## Work request
Lines from the one containing "#define RT_SHADE_UNROLL 1" through the end of the entries below: set them down exactly, both ends included, with nothing added.

## Data shown
template <bool kBvh, bool kCull = false>
__device__ __forceinline__ void closest1_body(const WaveArgs &w, const float4 *gen, unsigned char *smem) {
  const FastArgs &a = w.f;
  const unsigned nq = __ldcg(a.q_in_count);
  if (nq == 0u) return;
  const int lane = threadIdx.x & 31, depth = a.r.max_depth, level = a.level;
  unsigned c_closest = 0, c_hits = 0, c_fp64 = 0, c_viol = 0, c_cand = 0, c_walks = 0;
  const RayRec *qin = a.q_in;
  static_assert(kGenIds * 2 <= kWTileH * kWTileW * 3, "survivor list in the header's per-warp staging area");
  unsigned short *ids = kCull ? reinterpret_cast<unsigned short *>(smem + 64 + (threadIdx.x >> 5) * (kWTileH * kWTileW * 3)) : nullptr;
  const bool two = nq >= gridDim.x * (unsigned)kWarps * 64u * a.two_mult;
  const unsigned per = two ? 64u : 32u;
  for (;;) {
    const int chunk = warp_fetch(w.work_counter);
    if ((unsigned)chunk * per >= nq) break;
    bool live[2];
    unsigned qi[2], pix[2];
    float ox[2], oy[2], oz[2], dx[2], dy[2], dz[2], wt[2], cr[2], cg[2], cb[2];
#pragma unroll
    for (int r = 0; r < 2; r++) {
// ... 404 lines not shown
        }
      }
    }
  }
  if (a.r.counters) flush_counts(a.r.counters, 99, 0, 0, 0, 0, c_fp64, 0, 0);
}

#ifndef RT_SHADE_CTAS
#define RT_SHADE_CTAS 4
#endif
#ifndef RT_SHADE_UNROLL
#define RT_SHADE_UNROLL 1
#endif
constexpr int kShadeUnroll = RT_SHADE_UNROLL;
__device__ __forceinline__ void prefetch_l1(const void *p) { asm volatile("prefetch.global.L1 [%0];" ::"l"(p)); }
__device__ __forceinline__ void queue_put(const WaveArgs &w, unsigned pos, const RayRec &rec) {
  if (pos < w.f.queue_cap) w.f.q_out[pos] = rec;
  else atomicOr(w.f.err, (unsigned)RT_GUARD_RAY_QUEUE);
}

## Task response
#define RT_SHADE_UNROLL 1
#endif
constexpr int kShadeUnroll = RT_SHADE_UNROLL;
__device__ __forceinline__ void prefetch_l1(const void *p) { asm volatile("prefetch.global.L1 [%0];" ::"l"(p)); }
__device__ __forceinline__ void queue_put(const WaveArgs &w, unsigned pos, const RayRec &rec) {
  if (pos < w.f.queue_cap) w.f.q_out[pos] = rec;
  else atomicOr(w.f.err, (unsigned)RT_GUARD_RAY_QUEUE);
}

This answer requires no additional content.